Goal of the exercise.
Identify all lines in the data containing the string "nullptr". Copy them out.

....

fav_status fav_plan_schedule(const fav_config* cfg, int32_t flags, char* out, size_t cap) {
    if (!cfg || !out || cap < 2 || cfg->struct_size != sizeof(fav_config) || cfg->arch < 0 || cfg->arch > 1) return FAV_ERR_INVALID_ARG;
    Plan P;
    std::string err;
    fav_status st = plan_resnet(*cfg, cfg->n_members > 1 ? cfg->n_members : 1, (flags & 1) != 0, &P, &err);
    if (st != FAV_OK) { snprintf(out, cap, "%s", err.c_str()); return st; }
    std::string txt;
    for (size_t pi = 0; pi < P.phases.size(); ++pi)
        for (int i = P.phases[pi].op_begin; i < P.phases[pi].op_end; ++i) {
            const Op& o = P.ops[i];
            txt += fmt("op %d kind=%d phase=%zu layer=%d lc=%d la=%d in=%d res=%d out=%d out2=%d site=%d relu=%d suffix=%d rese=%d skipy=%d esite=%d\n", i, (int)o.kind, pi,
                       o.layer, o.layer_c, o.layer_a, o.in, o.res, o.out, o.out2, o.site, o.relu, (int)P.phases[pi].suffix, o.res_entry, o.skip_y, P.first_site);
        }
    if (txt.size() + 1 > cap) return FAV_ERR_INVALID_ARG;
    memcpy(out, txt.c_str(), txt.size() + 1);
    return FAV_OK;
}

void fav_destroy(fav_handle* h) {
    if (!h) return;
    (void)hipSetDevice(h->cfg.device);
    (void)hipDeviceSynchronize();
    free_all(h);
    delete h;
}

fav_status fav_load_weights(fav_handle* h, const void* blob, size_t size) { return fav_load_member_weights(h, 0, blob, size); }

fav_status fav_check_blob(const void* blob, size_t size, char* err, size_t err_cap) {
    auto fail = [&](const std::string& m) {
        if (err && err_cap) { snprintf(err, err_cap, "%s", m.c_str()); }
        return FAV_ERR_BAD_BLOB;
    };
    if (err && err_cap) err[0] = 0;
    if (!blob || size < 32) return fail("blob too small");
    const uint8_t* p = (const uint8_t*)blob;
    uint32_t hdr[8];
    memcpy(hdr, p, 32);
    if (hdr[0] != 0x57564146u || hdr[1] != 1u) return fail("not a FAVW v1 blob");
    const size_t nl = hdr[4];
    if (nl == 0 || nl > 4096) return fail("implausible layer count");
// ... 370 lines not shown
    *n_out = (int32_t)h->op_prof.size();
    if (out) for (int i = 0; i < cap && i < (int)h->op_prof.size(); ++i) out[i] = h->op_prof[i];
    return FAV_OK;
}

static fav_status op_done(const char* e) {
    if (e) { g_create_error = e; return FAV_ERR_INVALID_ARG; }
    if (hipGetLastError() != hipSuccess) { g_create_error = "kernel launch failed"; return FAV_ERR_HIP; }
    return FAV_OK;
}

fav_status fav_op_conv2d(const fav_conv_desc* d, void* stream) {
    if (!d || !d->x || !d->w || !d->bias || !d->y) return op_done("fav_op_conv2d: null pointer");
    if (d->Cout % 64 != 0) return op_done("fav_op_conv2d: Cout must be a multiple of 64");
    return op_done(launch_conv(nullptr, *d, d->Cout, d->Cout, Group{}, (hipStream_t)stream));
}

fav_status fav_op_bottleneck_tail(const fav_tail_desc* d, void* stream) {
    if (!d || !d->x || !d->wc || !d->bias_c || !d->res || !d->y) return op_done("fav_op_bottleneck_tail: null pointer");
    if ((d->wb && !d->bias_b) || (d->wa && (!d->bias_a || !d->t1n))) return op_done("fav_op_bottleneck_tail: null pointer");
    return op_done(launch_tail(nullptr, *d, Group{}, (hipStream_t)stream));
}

....

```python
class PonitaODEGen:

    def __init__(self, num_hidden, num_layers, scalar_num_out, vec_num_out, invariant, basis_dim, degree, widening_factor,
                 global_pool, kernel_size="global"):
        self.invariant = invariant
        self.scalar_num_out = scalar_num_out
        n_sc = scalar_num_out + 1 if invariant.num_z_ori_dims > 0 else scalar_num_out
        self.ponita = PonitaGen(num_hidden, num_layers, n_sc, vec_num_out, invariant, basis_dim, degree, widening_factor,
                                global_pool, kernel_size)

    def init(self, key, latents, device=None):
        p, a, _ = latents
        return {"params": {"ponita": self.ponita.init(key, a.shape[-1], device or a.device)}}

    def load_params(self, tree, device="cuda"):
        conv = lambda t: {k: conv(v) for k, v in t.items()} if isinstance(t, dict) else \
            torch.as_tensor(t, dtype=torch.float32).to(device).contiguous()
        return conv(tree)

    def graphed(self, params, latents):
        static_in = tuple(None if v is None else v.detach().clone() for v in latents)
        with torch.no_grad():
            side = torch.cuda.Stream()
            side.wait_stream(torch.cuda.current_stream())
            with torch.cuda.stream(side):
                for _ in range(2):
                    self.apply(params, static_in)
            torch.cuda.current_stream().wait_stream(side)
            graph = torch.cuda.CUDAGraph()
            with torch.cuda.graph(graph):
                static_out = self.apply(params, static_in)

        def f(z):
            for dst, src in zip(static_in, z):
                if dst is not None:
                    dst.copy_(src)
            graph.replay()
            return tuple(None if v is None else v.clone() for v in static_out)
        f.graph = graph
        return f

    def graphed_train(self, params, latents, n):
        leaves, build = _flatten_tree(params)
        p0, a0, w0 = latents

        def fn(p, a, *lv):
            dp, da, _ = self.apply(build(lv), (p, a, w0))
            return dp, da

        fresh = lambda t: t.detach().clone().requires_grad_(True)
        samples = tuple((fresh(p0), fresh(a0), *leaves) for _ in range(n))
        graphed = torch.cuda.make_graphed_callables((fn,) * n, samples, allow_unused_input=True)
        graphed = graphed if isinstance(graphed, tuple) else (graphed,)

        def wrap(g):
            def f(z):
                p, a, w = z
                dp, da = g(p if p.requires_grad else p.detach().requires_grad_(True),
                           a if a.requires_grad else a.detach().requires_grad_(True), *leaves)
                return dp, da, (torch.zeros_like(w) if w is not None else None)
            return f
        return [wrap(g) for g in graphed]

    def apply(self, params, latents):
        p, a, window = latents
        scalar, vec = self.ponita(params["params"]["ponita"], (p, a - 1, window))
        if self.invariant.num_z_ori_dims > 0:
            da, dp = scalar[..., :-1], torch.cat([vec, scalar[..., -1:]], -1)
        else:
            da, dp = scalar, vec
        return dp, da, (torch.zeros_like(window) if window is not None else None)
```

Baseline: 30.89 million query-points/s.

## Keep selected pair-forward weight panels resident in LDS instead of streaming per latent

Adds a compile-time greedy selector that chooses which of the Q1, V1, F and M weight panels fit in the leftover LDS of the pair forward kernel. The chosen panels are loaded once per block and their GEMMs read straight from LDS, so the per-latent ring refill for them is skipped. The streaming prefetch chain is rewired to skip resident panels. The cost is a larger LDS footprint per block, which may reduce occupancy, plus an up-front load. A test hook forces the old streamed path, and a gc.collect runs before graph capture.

....

Exercise result.
    return op_done(launch_conv(nullptr, *d, d->Cout, d->Cout, Group{}, (hipStream_t)stream));
    return op_done(launch_tail(nullptr, *d, Group{}, (hipStream_t)stream));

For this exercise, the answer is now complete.